CoxHealth Colleagues: How a height requirement brought Janice Smith to CoxHealth, where she would retire over 40 years later
“The core of it is the patient.” That’s a phrase Janice Smith has told herself for nearly 42 years of service at CoxHealth. Janice is retiring in May 2022.
Her time with CoxHealth started when she attended nursing school at the Burge School of Nursing, now Cox College. It wasn’t her first career choice, she wanted to be a flight attendant but didn’t meet the height criteria back then.
“I was fresh out of high school, green as a gourd. I was scared to death of anyone that wore white! Heaven forbid they carried a doctor's bag or stethoscope,” she says with a chuckle.
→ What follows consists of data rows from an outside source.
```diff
@@ -51,21 +74,20 @@
       abase[i] = 0;
     }
   }
-
-  Operand<BN, OP_KC> B;
-  B.init(p.b, p.ldb, p.N, n0, p.K, g);
+  int bbyte[RN];
+#pragma unroll
+  for (int j = 0; j < RN; ++j) bbyte[j] = c3_byte(wn0 + 16 * j + (lane & 15), lane >> 4);
 
   const bf16_t* x = reinterpret_cast<const bf16_t*>(p.a);
-  const int halo_instr = t.hr_pad / 32;
-  constexpr int kMaxHaloInstr = C3_MAX_HALO_ROWS / 32;
-  int hofs[kMaxHaloInstr];
-#pragma unroll
-  for (int j = 0; j < kMaxHaloInstr; ++j) {
+  const bf16_t* wgt = reinterpret_cast<const bf16_t*>(p.b);
+  const int halo_pieces = t.hr_pad / 64;
+  int hofs[C3_HALO_PIECES];
+#pragma unroll
+  for (int j = 0; j < C3_HALO_PIECES; ++j) {
     hofs[j] = -1;
-    const int piece = wid + 4 * j;
-    const int h = piece * 8 + (lane >> 3);
-    if (j < halo_instr && h < t.hr) {
-      const int chunk = (lane & 7) ^ (h & 6);
+    const int h = (wid + 4 * j) * 16 + (lane >> 2);
+    if (j < halo_pieces && h < t.hr) {
+      const int chunk = (lane & 3) ^ ((h >> 1) & 3);
       const int im = h / (t.hh * t.ww);
       const int rem = h - im * t.hh * t.ww;
       const int hy = rem / t.ww, hx = rem - hy * t.ww;
@@ -74,19 +96,25 @@
         hofs[j] = ((n * H + iy) * W + ix) * C + chunk * 8;
     }
   }
-  const uint32_t halo_lds = lds_addr(halo) + (uint32_t)__builtin_amdgcn_readfirstlane(wid) * 1024u;
-  auto stage_halo = [&](int kc) {
-#pragma unroll
-    for (int j = 0; j < kMaxHaloInstr; ++j) {
-      if (j < halo_instr) {
-        const void* src = hofs[j] >= 0 ? (const void*)(x + hofs[j] + kc * 64) : (const void*)ddl_zero_page;
-        dma16(src, halo_lds + (uint32_t)(j * 4096));
-      }
-    }
+  int wofs[WI];
+#pragma unroll
+  for (int v = 0; v < WI; ++v) {
+    const int row = (wid + 4 * v) * 16 + (lane >> 2);
+    wofs[v] = (n0 + row) * (int)p.ldb + ((lane & 3) ^ ((row >> 1) & 3)) * 8;
+  }
+  const uint32_t wave_lds = (uint32_t)__builtin_amdgcn_readfirstlane(wid) * 1024u;
+  const uint32_t halo_lds = lds_addr(halo) + wave_lds;
+  const uint32_t ring_lds = lds_addr(ring) + wave_lds;
+  auto stage_halo = [&](int j, int hc) {
+    const void* src = hofs[j] >= 0 ? (const void*)(x + hofs[j] + hc * C3_KS) : (const void*)ddl_zero_page;
+    dma16(src, halo_lds + (uint32_t)((hc & 1) * slot_bytes + j * 4096));
   };
-  auto stage_b = [&](int s, char* buf) {
-    const int kc = s / 9, tap = s - kc * 9;
-    B.dma(buf, tap * C + kc * 64, g, 0, 0, wid);
+  auto stage_w = [&](int hc, int tap) {
+    const uint32_t dst = ring_lds + (uint32_t)(((9 * hc + tap) % C3_RING) * W_BYTES);
+    int k0 = tap * C + hc * C3_KS;
+    asm volatile("" : "+s"(k0));
+#pragma unroll
+    for (int v = 0; v < WI; ++v) dma16(wgt + wofs[v] + k0, dst + (uint32_t)(v * 4096));
   };
 
   f32x4 acc[FR][RN];
@@ -95,38 +123,44 @@
 #pragma unroll
     for (int j = 0; j < RN; ++j) acc[i][j] = f32x4{0.f, 0.f, 0.f, 0.f};
 
-  const int steps = (C / 64) * 9;
-  stage_halo(0);
-  stage_b(0, bring);
-  for (int s = 0; s < steps; ++s) {
-    const int kc = s / 9, tap = s - kc * 9;
-    wait_vmcnt<0>();
-    __builtin_amdgcn_s_barrier();
-    if (s + 1 < steps) stage_b(s + 1, bring + ((s + 1) % NB) * B_BYTES);
-    const char* lb = bring + (s % NB) * B_BYTES;
-    const int r = tap / 3, c3 = tap - r * 3;
-    const int toff = r * t.ww + c3;
-#pragma unroll
-    for (int kk = 0; kk < BK / 32; ++kk) {
-      bf16x8 af[FR], bfr[RN];
-#pragma unroll
-      for (int j = 0; j < RN; ++j) bfr[j] = B.frag(lb, kk, j, wn0, lane);
-#pragma unroll
-      for (int i = 0; i < FR; ++i) {
-        const int row = abase[i] + toff;
-        const int ch = kk * 4 + (lane >> 4);
-        af[i] = *reinterpret_cast<const bf16x8*>(halo + row * 128 + ((ch ^ (row & 6)) << 4));
-      }
-#pragma unroll
-      for (int i = 0; i < FR; ++i)
-#pragma unroll
-        for (int j = 0; j < RN; ++j) acc[i][j] = mfma16x16x32(bfr[j], af[i], acc[i][j]);
-    }
-    if (NB == 2 || tap == 8) {
+  const int nh = C / C3_KS;
+#pragma unroll
+  for (int j = 0; j < C3_HALO_PIECES; ++j)
+    if (j < halo_pieces) stage_halo(j, 0);
+#pragma unroll
+  for (int s = 0; s < C3_AHEAD; ++s) stage_w(0, s);
+
+  for (int hc = 0; hc < nh; ++hc) {
+    const bool more = hc + 1 < nh;
+    const char* lh = halo + (hc & 1) * slot_bytes;
+#pragma unroll
+    for (int tap = 0; tap < 9; ++tap) {
+      int young = 0;
+#pragma unroll
+      for (int d = 1; d <= C3_AHEAD; ++d)
+        if (tap - d >= 0 && tap - d < C3_HALO_PIECES) young += (more && tap - d < halo_pieces) ? 1 : 0;
+      const int tiles_after = (more || tap + C3_AHEAD - 1 < 9) ? C3_AHEAD - 1 : 8 - tap;
+      c3_wait_vm(young + WI * tiles_after);
       asm volatile("s_waitcnt lgkmcnt(0)" ::: "memory");
       __builtin_amdgcn_s_barrier();
-    }
-    if (tap == 8 && s + 1 < steps) stage_halo(kc + 1);
+      if (tap + C3_AHEAD < 9) stage_w(hc, tap + C3_AHEAD);
+      else if (more) stage_w(hc + 1, tap + C3_AHEAD - 9);
+      if (tap < C3_HALO_PIECES)
+        if (more && tap < halo_pieces) stage_halo(tap, hc + 1);
+
+      const char* lb = ring + ((9 * hc + tap) % C3_RING) * W_BYTES;
+      int toff = (tap / 3) * t.ww + (tap % 3);
+      asm volatile("" : "+s"(toff));
+      bf16x8 af[FR], bfr[RN];
+#pragma unroll
+      for (int j = 0; j < RN; ++j) bfr[j] = *reinterpret_cast<const bf16x8*>(lb + bbyte[j]);
+#pragma unroll
+      for (int i = 0; i < FR; ++i) af[i] = *reinterpret_cast<const bf16x8*>(lh + c3_byte(abase[i] + toff, lane >> 4));
+#pragma unroll
+      for (int i = 0; i < FR; ++i)
+#pragma unroll
+        for (int j = 0; j < RN; ++j) acc[i][j] = mfma16x16x32(bfr[j], af[i], acc[i][j]);
+    }
   }
 
   gemm_epilogue<FR, RN, EPI>(p, acc, m0 + wm * (16 * FR), n0 + wn0, lane, bid, mend);
@@ -150,30 +184,30 @@
   t.hh = t.rows + 2;
   t.ww = W + 2;
   t.hr = t.img * t.hh * t.ww;
-  t.hr_pad = (t.hr + 31) / 32 * 32;
+  t.hr_pad = (t.hr + 63) / 64 * 64;
   t.tiles_row = t.rows > 0 ? H / t.rows : 0;
   t.tiles_img = (g.n + t.img - 1) / t.img;
   return t;
 }
 
-template <int BN, int EPI, int NB, int FR>
+template <int BN, int EPI, int FR>
 int launch_fr(const GemmParams& p, const Conv3Tiling& t, hipStream_t s) {
   const int blocks = t.tiles_img * t.tiles_row * ((p.N + BN - 1) / BN);
-  const size_t lds = (size_t)t.hr_pad * 128 + NB * BN * BK * 2;
+  const size_t lds = (size_t)t.hr_pad * 128 + C3_RING * BN * C3_KS * 2;
   static bool attr = [] {
-    return hipFuncSetAttribute(reinterpret_cast<const void*>(&conv3x3_halo_kernel<BN, EPI, NB, FR>),
+    return hipFuncSetAttribute(reinterpret_cast<const void*>(&conv3x3_halo_kernel<BN, EPI, FR>),
                                hipFuncAttributeMaxDynamicSharedMemorySize,
-                               C3_MAX_HALO_ROWS * 128 + NB * BN * BK * 2) == hipSuccess;
+                               C3_MAX_HALO_ROWS * 128 + C3_RING * BN * C3_KS * 2) == hipSuccess;
   }();
   (void)attr;
-  hipLaunchKernelGGL((conv3x3_halo_kernel<BN, EPI, NB, FR>), dim3(blocks), dim3(NTHREADS), lds, s, p, t);
+  hipLaunchKernelGGL((conv3x3_halo_kernel<BN, EPI, FR>), dim3(blocks), dim3(NTHREADS), lds, s, p, t);
   return (int)hipGetLastError();
 }
 
-template <int BN, int EPI, int NB>
+template <int BN, int EPI>
 int launch(const GemmParams& p, const Conv3Tiling& t, hipStream_t s) {
-  if (t.P <= 2 * 16 * 7) return launch_fr<BN, EPI, NB, 7>(p, t, s);
-  return launch_fr<BN, EPI, NB, 8>(p, t, s);
+  if (t.P <= 2 * 16 * 7) return launch_fr<BN, EPI, 7>(p, t, s);
+  return launch_fr<BN, EPI, 8>(p, t, s);
 }
 
 struct WgradArgs {
@@ -673,9 +707,9 @@
   const Conv3Tiling t = plan(p);
   const int tiles_px = t.tiles_img * t.tiles_row;
   const bool bn128 = p.N % 128 == 0 && (long)tiles_px * (p.N / 128) >= 2L * 256;
-  if (p.bnr_x) return bn128 ? launch<128, EPI_BF16_BNR, 2>(p, t, s) : launch<64, EPI_BF16_BNR, 3>(p, t, s);
-  if (bn128) return launch<128, EPI_BF16_LITE, 2>(p, t, s);
-  return launch<64, EPI_BF16_LITE, 3>(p, t, s);
-}
-
-}
+  if (p.bnr_x) return bn128 ? launch<128, EPI_BF16_BNR>(p, t, s) : launch<64, EPI_BF16_BNR>(p, t, s);
+  if (bn128) return launch<128, EPI_BF16_LITE>(p, t, s);
+  return launch<64, EPI_BF16_LITE>(p, t, s);
+}
+
+}
```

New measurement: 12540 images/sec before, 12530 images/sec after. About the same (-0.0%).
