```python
class PhaseRecorder:

    def __init__(self, pool, device, lanes, lane_of, first_label, optional=()):
        self.pool, self.device, self.lanes = pool, device, lanes
        self.lane_of, self.first, self.optional = lane_of, first_label, set(optional)
        self.segments = []
        self._cur = None

    def _begin(self, label):
        g = torch.cuda.CUDAGraph()
        kw = dict(pool=self.pool, capture_error_mode="thread_local")
        lane = self.lane_of(label)
        if lane != "main":
# ... 355 lines not shown
        wm, beh = self.wm, self.beh
        dev = next(iter(self._static.values())).device
        lanes = engine.Lanes.get(dev)
        plan = self.pipe_plan
        rng_wm, rng_beh = ops.PhasedRng(dev), ops.PhasedRng(dev)
        key_dev = wm.dynamics.W.device
        lane_wm = lambda lb: {"wm.fscan": "scan", "wm.fscan2": "scan", "wm.rscan": "scan", "wm.rscan2": "scan",
                              "wm.defer": "side"}.get(lb, "main")
        lane_beh = lambda lb: "side" if lb.startswith(("bh.A", "bh.C")) else "main"
        mode = self._pipe_mode()
        if plan.get("defer", "auto") == "auto":
            plan["defer"] = "post" if wm._config.imag_gradient in ("dynamics", "both") else "side"
        if mode == "staged" and plan["defer"] != "side":
            lane_wm = lambda lb: {"wm.fscan": "scan", "wm.fscan2": "scan", "wm.rscan": "scan", "wm.rscan2": "scan"}.get(lb, "main")
        if mode == "lanes":
            lane_wm = lambda lb: "side" if lb == "wm.defer" else "scan"
            lane_beh = lambda lb: "side"
        opt_cuts = [f"bh.A@{plan['a_split']}"] if plan.get("a_split") else []
        opt_cuts += [f"bh.C@{plan['c_split']}"] if plan.get("c_split") else []
        cap = {}
        pool_w, pool_b = torch.cuda.graph_pool_handle(), torch.cuda.graph_pool_handle()
        w_cuts = [f"wm.defer@{plan['defer_split']}"] if (plan.get("defer_split") and mode == "lanes") else []
        with tools.rng_override(key_dev, rng_wm):
            W = PhaseRecorder(pool_w, dev, lanes, lane_wm, "wm.pre", optional=w_cuts).record(
                lambda: wm.train_fwd_bwd(self._static), at_end=rng_wm.finish_phase)
            gw = torch.cuda.CUDAGraph()

            def wopt():
                cap["post"], cap["ctx"], cap["m1"] = wm.train_opt(allreduce=False)

            _capture(gw, wopt, pool=pool_w)
        with tools.rng_override(key_dev, rng_beh):
            B = PhaseRecorder(pool_b, dev, lanes, lane_beh, "bh.start", optional=opt_cuts).record(
                lambda: beh.train_fwd_bwd(cap["post"]), at_end=rng_beh.finish_phase)
            gb = torch.cuda.CUDAGraph()
            _capture(gb, lambda: cap.update(beh_out=beh.train_opt(allreduce=False)), pool=pool_b)
        stride = rng_wm.taken + rng_beh.taken
        rng_wm.stride.fill_(stride), rng_beh.stride.fill_(stride)
        mk = lambda: torch.cuda.Event(blocking=True)
        self._pipe = dict(W=W.segments, B=B.segments, wopt=gw, bopt=gb, cap=cap, rng_wm=rng_wm, rng_beh=rng_beh,
                          lanes=lanes, entered=False, shared=tools.default_rng(key_dev), mode=mode,
                          ev={k: mk() for k in ("tail", "fork1", "q1", "mid", "fork2", "q2")},
                          ev2={k: (mk() if k == "mid" else torch.cuda.Event()) for k in ("load", "start", "mid", "defer", "wopt")},
                          ring=[mk(), mk()])

    def _pipe_enter(self):
        P = self._pipe
        sh = P["shared"]
        sh.commit()
        P["rng_beh"].state.copy_(sh.state)
        P["rng_wm"].state.copy_(sh.state)
        P["rng_wm"].state[1:2].add_(P["rng_beh"].taken)
        P["entered"] = True

    def _pipe_leave(self):
        P = self._pipe
        if P.get("lanes_running"):
            cur = torch.cuda.current_stream()
# ... 25 lines not shown
            ev["mid"].synchronize()
        self._load(data)
        ev["load"].record(cur)
        X.wait_event(ev["load"])
        if first:
            Y.wait_event(ev["load"])
        else:
            Y.wait_event(ev["wopt"])
        run(B, ["bh.start"], Y)
        ev["start"].record(Y)
        run(W, ["wm.pre"], X)
        run(B, [lb for lb in B if lb != "bh.start"], Y)
        X.wait_event(ev["start"])
        run(W, ["wm.fscan", "wm.fscan2", "wm.mid"], X)
        ev["mid"].record(X)
        run(W, ["wm.rscan", "wm.rscan2", "wm.post"] + [lb for lb in W if lb.startswith("wm.defer@")], X)
        with torch.cuda.stream(Y):
            self.beh._actor_opt.bucket.allreduce()
            self.beh._value_opt.bucket.allreduce()
            self._traced("bh.opt", P["bopt"])
            self._sink(1, P["cap"]["beh_out"][-1])
        Y.wait_event(ev["mid"])
        run(W, ["wm.defer"], Y)
        ev["defer"].record(Y)
        X.wait_event(ev["defer"])
        with torch.cuda.stream(X):
            self.wm._model_opt.bucket.allreduce()
            self._traced("wm.opt", P["wopt"])
            self._sink(0, P["cap"]["m1"])
        ev["wopt"].record(X)
        ring[it % 2].record(X)
        P["lanes_running"] = True

    def _traced(self, label, g):
        trace = self._pipe_trace
        if trace is None:
            g.replay()
            return
# ... 276 lines not shown
```
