template <typename S, bool NEWTON, int LOAD, int MAXNB, typename L = CholLay<S>>
__device__ __forceinline__ bool cholb_core(unsigned char* __restrict__ smem, CholbShared<MAXNB>& sh, const double* __restrict__ E, const int n,
                                           double (&c0)[CholbPre<MAXNB>::U0][2], double (&c1)[CholbPre<MAXNB>::U1][2], const int (&rc1)[CholbPre<MAXNB>::U1],
                                           const S tau, long long* __restrict__ dbg, int& nstamp,
                                           CholbImgRegs<MAXNB, L::LD>* __restrict__ img = nullptr) {
#define CHOL_STAMP() do { if (dbg && threadIdx.x == 0) dbg[nstamp] = clock64(); ++nstamp; } while (0)
  using Pre = CholbPre<MAXNB>;
  constexpr int BPR = Pre::BPR, U0 = Pre::U0, TREM = Pre::TREM, U1 = Pre::U1;
  constexpr bool F32 = std::is_same<S, float>::value;
  const int tid = threadIdx.x, lane = tid & 63, wid = tid >> 6;
  const int nb = (n + CB - 1) / CB;
  const int n16 = nb * CB;
  const int nblk = nb * (nb + 1) / 2;
  S* Lb = reinterpret_cast<S*>(smem);
  S* s_y = Lb + nblk * L::BS;
  S* s_a0 = s_y + n16;
  const int s4 = tid >> 7, ii0 = (tid >> 3) & 15, jp0 = tid & 7;
  auto fix = [&](int I, int J, double& v0, double& v1) {
    if (I >= n || J >= n) v0 = (I == J) ? 1.0 : 0.0;
    if (I >= n || J + 1 >= n) v1 = (I == J + 1) ? 1.0 : 0.0;
  };
  if (tid < n16) s_y[tid] = (S)sh.x[tid];
  if constexpr (LOAD == 2) {
    using Im = CholbImg<MAXNB, L::LD>;
    float4* Lb4 = reinterpret_cast<float4*>(smem);
#pragma unroll
    for (int u = 0; u < Im::R0; ++u) {
      const int e = tid + CHOLB_LDS_THREADS * u;
      if (e < nb * Im::F4B) {
        const int r = e / Im::F4B, w = e - r * Im::F4B;
        float4 v = img->q0[u];
        const int dg = (r == 0) ? cholb_img_diag<L::LD>(w) : 0;
        if (dg) cholb_img_patch(v, dg >> 8, s_a0[(dg & 255) - 1]);
        Lb4[(r * (r + 1) / 2) * Im::F4B + w] = v;
      }
    }
    lds_barrier();
    CHOL_STAMP();
    if (wid > 0) {
#pragma unroll
      for (int u = 0; u < Im::R1; ++u) {
        const int e = (tid - 64) + Im::TREM * u;
        if (e < (nblk - nb) * Im::F4B) {
          const int m = img->m1[u], g = (m >> 16) & 0x1ff;
          float4 v = img->q1[u];
          if (g) cholb_img_patch(v, (m >> 28) & 3, s_a0[g - 1]);
          Lb4[m & 0xffff] = v;
        }
      }
    }
  } else if constexpr (LOAD == 1) {
#pragma unroll
    for (int u = 0; u < U0; ++u) fix((BPR * u + s4) * CB + ii0, 2 * jp0, c0[u][0], c0[u][1]);
    {
      const int ii = ii0, jp = jp0;
#pragma unroll
      for (int u = 0; u < U0; ++u) {
        const int r = BPR * u + s4;
        if (r < nb) {
          const int I = r * CB + ii, J = 2 * jp;
          S* dst = Lb + L::off(r, 0) + ii * L::LD + J;
          const double v0 = c0[u][0] + ((I == J && I < n) ? sh.dd[I] : 0.0), v1 = c0[u][1] + ((I == J + 1 && I < n) ? sh.dd[I] : 0.0);
          dst[0] = (S)v0;
          dst[1] = (S)v1;
          if (F32 && I == J) s_a0[I] = (S)v0;
          if (F32 && I == J + 1) s_a0[I] = (S)v1;
        }
      }
    }
    __syncthreads();
    CHOL_STAMP();
    if (wid > 0) {
#pragma unroll
      for (int u = 0; u < U1; ++u) {
        const int e = (tid - 64) + TREM * u;
        if (e < (nblk - nb) * 128) {
          const int rc = rc1[u];
          const int br = rc >> 8, bc = rc & 255;
          const int ii = (e >> 3) & 15, I = br * CB + ii, J = bc * CB + 2 * (e & 7);
          S* dst = Lb + L::off(br, bc) + ii * L::LD + 2 * (e & 7);
          fix(I, J, c1[u][0], c1[u][1]);
          double d0 = 0.0, d1 = 0.0;
          if (br == bc) {
            d0 = (I == J && I < n) ? sh.dd[I] : 0.0;
            d1 = (I == J + 1 && I < n) ? sh.dd[I] : 0.0;
          }
          dst[0] = (S)(c1[u][0] + d0);
          dst[1] = (S)(c1[u][1] + d1);
          if (F32 && br == bc && I == J) s_a0[I] = (S)(c1[u][0] + d0);
          if (F32 && br == bc && I == J + 1) s_a0[I] = (S)(c1[u][1] + d1);
        }
      }
      if constexpr (Pre::U1 < Pre::U1_ALL) {
        const int first = U1 * TREM, last = (nblk - nb) * 128;
        for (int e0 = first + (tid - 64); e0 < last; e0 += 4 * TREM) {
          double v[4][2];
          int rcq[4];
#pragma unroll
          for (int q = 0; q < 4; ++q) {
            const int e = min(e0 + q * TREM, last - 1);
            const int k = e >> 7;
            int cc = 1, base = 0;
            while (k >= base + (nb - cc) && cc < nb) { base += nb - cc; ++cc; }
            rcq[q] = ((cc + (k - base)) << 8) | cc;
            const int I = (cc + (k - base)) * CB + ((e >> 3) & 15), J = cc * CB + 2 * (e & 7);
            const double* qp = E + (size_t)min(I, n - 1) * n + min(J, n - 1);
            v[q][0] = qp[0]; v[q][1] = qp[(J + 1 < n && I < n) ? 1 : 0];
          }
#pragma unroll
          for (int q = 0; q < 4; ++q) {
            const int e = e0 + q * TREM;
            if (e < last) {
              const int br = rcq[q] >> 8, bc = rcq[q] & 255;
              const int ii = (e >> 3) & 15, I = br * CB + ii, J = bc * CB + 2 * (e & 7);
              S* dst = Lb + L::off(br, bc) + ii * L::LD + 2 * (e & 7);
              fix(I, J, v[q][0], v[q][1]);
              double d0 = 0.0, d1 = 0.0;
              if (br == bc) { d0 = (I == J && I < n) ? sh.dd[I] : 0.0; d1 = (I == J + 1 && I < n) ? sh.dd[I] : 0.0; }
              dst[0] = (S)(v[q][0] + d0);
              dst[1] = (S)(v[q][1] + d1);
              if (F32 && br == bc && I == J) s_a0[I] = (S)(v[q][0] + d0);
              if (F32 && br == bc && I == J + 1) s_a0[I] = (S)(v[q][1] + d1);
            }
          }
        }
      }
    }
  } else {
    for (int e = tid; e < nblk * CB * CB; e += CHOLB_LDS_THREADS) {
      const int k = e >> 8, rc = sh.rc[k], br = rc >> 8, bc = rc & 255;
      const int ii = (e >> 4) & 15, jj = e & 15, I = br * CB + ii, J = bc * CB + jj;
      double v = (I < n && J < n) ? E[(size_t)I * n + J] : ((I == J) ? 1.0 : 0.0);
      if (I == J && I < n) v += sh.dd[I];
      Lb[L::off(br, bc) + ii * L::LD + jj] = (S)v;
      if (F32 && I == J) s_a0[I] = (S)v;
    }
    __syncthreads();
    CHOL_STAMP();
  }
  if (wid == 0) {
    if (!chol16_wave_t<S, NEWTON, L>(Lb + L::off(0, 0), F32 ? s_a0 : nullptr, tau)) { if (lane == 0) sh.fail = 1; }
  }
  __syncthreads();
  CHOL_STAMP();

  constexpr int NW = CHOLB_LDS_THREADS / 64;
  for (int jb = 0; jb < nb && !sh.fail; ++jb) {
    const int m = (nb - jb - 1) * CB;
    const S* LinvT = Lb + L::off(jb, jb);
    if (wid == 0) {
      if (jb + 1 < nb) chol_panel_update_diag_t<S, L>(Lb + L::off(jb + 1, jb), LinvT, Lb + L::off(jb + 1, jb + 1));
    } else {
      for (int r = jb + 2 + (wid - 1); r < nb; r += NW - 1) chol_panel_block_t<S, L>(Lb + L::off(r, jb), LinvT);
      if (wid == NW - 1) {
        const int i = lane & 15, part = lane >> 4;
        S x = 0;
#pragma unroll
        for (int kk = 0; kk < 4; ++kk) { const int k = part + 4 * kk; x += LinvT[k * L::LD + i] * s_y[jb * CB + k]; }
        x = CholNum<S>::xrow(x);
        __builtin_amdgcn_wave_barrier();
        if (part == 0) s_y[jb * CB + i] = x;
      }
    }
    __syncthreads();
    CHOL_STAMP();
    if (wid == 0) {
      if (jb + 1 < nb) {
        if (!chol16_wave_t<S, NEWTON, L>(Lb + L::off(jb + 1, jb + 1), F32 ? s_a0 + (jb + 1) * CB : nullptr, tau)) { if (lane == 0) sh.fail = 1; }
      }
    } else {
      if (wid == 4) {
        for (int t = lane; t < m; t += 64) {
          const S* row = Lb + L::off(jb + 1 + (t >> 4), jb) + (t & 15) * L::LD;
          S s0 = 0, s1 = 0;
#pragma unroll
          for (int k = 0; k < CB; k += 2) { s0 += row[k] * s_y[jb * CB + k]; s1 += row[k + 1] * s_y[jb * CB + k + 1]; }
          s_y[(jb + 1) * CB + t] -= s0 + s1;
        }
      } else {
        constexpr int NWORK = NW - 2;
        const int wk = wid - 1 - (wid > 4 ? 1 : 0);
        const int q = nb - jb - 1;
        const int ntile = q * (q + 1) / 2;
        const int per = (ntile - 1 + NWORK - 1) / NWORK;
        int t = 1 + wk * per;
        const int t_hi = min(ntile, t + per);
        if (t < t_hi) {
          const int rc = sh.rc[t];
          int r = jb + 1 + (rc >> 8), c = jb + 1 + (rc & 255);
          const int po = (lane & 15) * L::LD + (lane >> 4);
          const int to = Mfma<S>::row_of(lane, 0) * L::LD + (lane & 15);
          constexpr int trs = F32 ? L::LD : 4 * L::LD;
          while (t < t_hi) {
            const S* Ap = Lb + L::off(r, jb) + po;
            S a[4];
#pragma unroll
            for (int ks = 0; ks < 4; ++ks) a[ks] = Ap[4 * ks];
            S* D = Lb + L::off(r, c) + to;
            const S* Bp = Lb + L::off(c, jb) + po;
            for (; c <= r && t < t_hi; ++c, ++t) {
              S bq[4];
#pragma unroll
              for (int ks = 0; ks < 4; ++ks) bq[ks] = Bp[4 * ks];
              typename Mfma<S>::acc_t acc, prod = {0, 0, 0, 0};
#pragma unroll
              for (int rg = 0; rg < 4; ++rg) acc[rg] = D[rg * trs];
#pragma unroll
              for (int ks = 0; ks < 4; ++ks) prod = Mfma<S>::mma(a[ks], bq[ks], prod);
#pragma unroll
              for (int rg = 0; rg < 4; ++rg) D[rg * trs] = acc[rg] - prod[rg];
              D += L::BS;
              Bp += (c + 1) * L::BS;
            }
            ++r;
            c = jb + 1;
          }
          __builtin_amdgcn_wave_barrier();
        }
      }
    }
    if (dbg && jb == 0 && lane == 0) dbg[40 + wid] = clock64();
    __syncthreads();
    CHOL_STAMP();
  }
  const bool fail = sh.fail != 0;
  if (!fail) {
    for (int b = nb - 1; b >= 0; --b) {
      if (wid == 0) {
        const int j = lane & 15, part = lane >> 4;
        const S* LiT = Lb + L::off(b, b) + j * L::LD;
        S x = 0;
#pragma unroll
        for (int ii = 0; ii < 4; ++ii) { const int i = part + 4 * ii; x += LiT[i] * s_y[b * CB + i]; }
        x = CholNum<S>::xrow(x);
        __builtin_amdgcn_wave_barrier();
        if (part == 0) s_y[b * CB + j] = x;
      }
      __syncthreads();
      if (tid < b * CB) {
        const S* col = Lb + L::off(b, tid >> 4) + (tid & 15);
        S s0 = 0, s1 = 0;
#pragma unroll
        for (int i = 0; i < CB; i += 2) { s0 += col[i * L::LD] * s_y[b * CB + i]; s1 += col[(i + 1) * L::LD] * s_y[b * CB + i + 1]; }
        s_y[tid] -= s0 + s1;
      }
      __syncthreads();
    }
    if (tid < n16) sh.x[tid] = (double)s_y[tid];
  }
  __syncthreads();
  CHOL_STAMP();
  return fail;
#undef CHOL_STAMP
}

After graduating from Burge, she went home to Louisiana, Missouri, to work in a small hospital but decided to come back to CoxHealth where she would start as a nurse in the Orthopedics Department. She describes her time in Orthopedics as intense manual labor.
“You couldn't have told me when I was a student that I would work there in the future, much less that I would like it,” Smith adds.
Over the years, Smith went in and out of Orthopedics by joining the nurse float pool, a group that provides nurses to a variety of departments depending on needs. Around the early 2000s, Smith made the permanent move to Preadmission Services, which is where she would finish her days at CoxHealth.
Throughout Smith’s life, she has overcome some tough battles. In the past 20 years, she has gone through marriage, divorce, widowhood and two rounds of successfully fighting breast cancer.
“This is the best crew to work with, in all my years. This is really extended family here; the Lord puts you where He wants you to be,” Smith adds.
As she reflects on her final days at CoxHealth, she shares how the system cares for its employees just as much as the patients.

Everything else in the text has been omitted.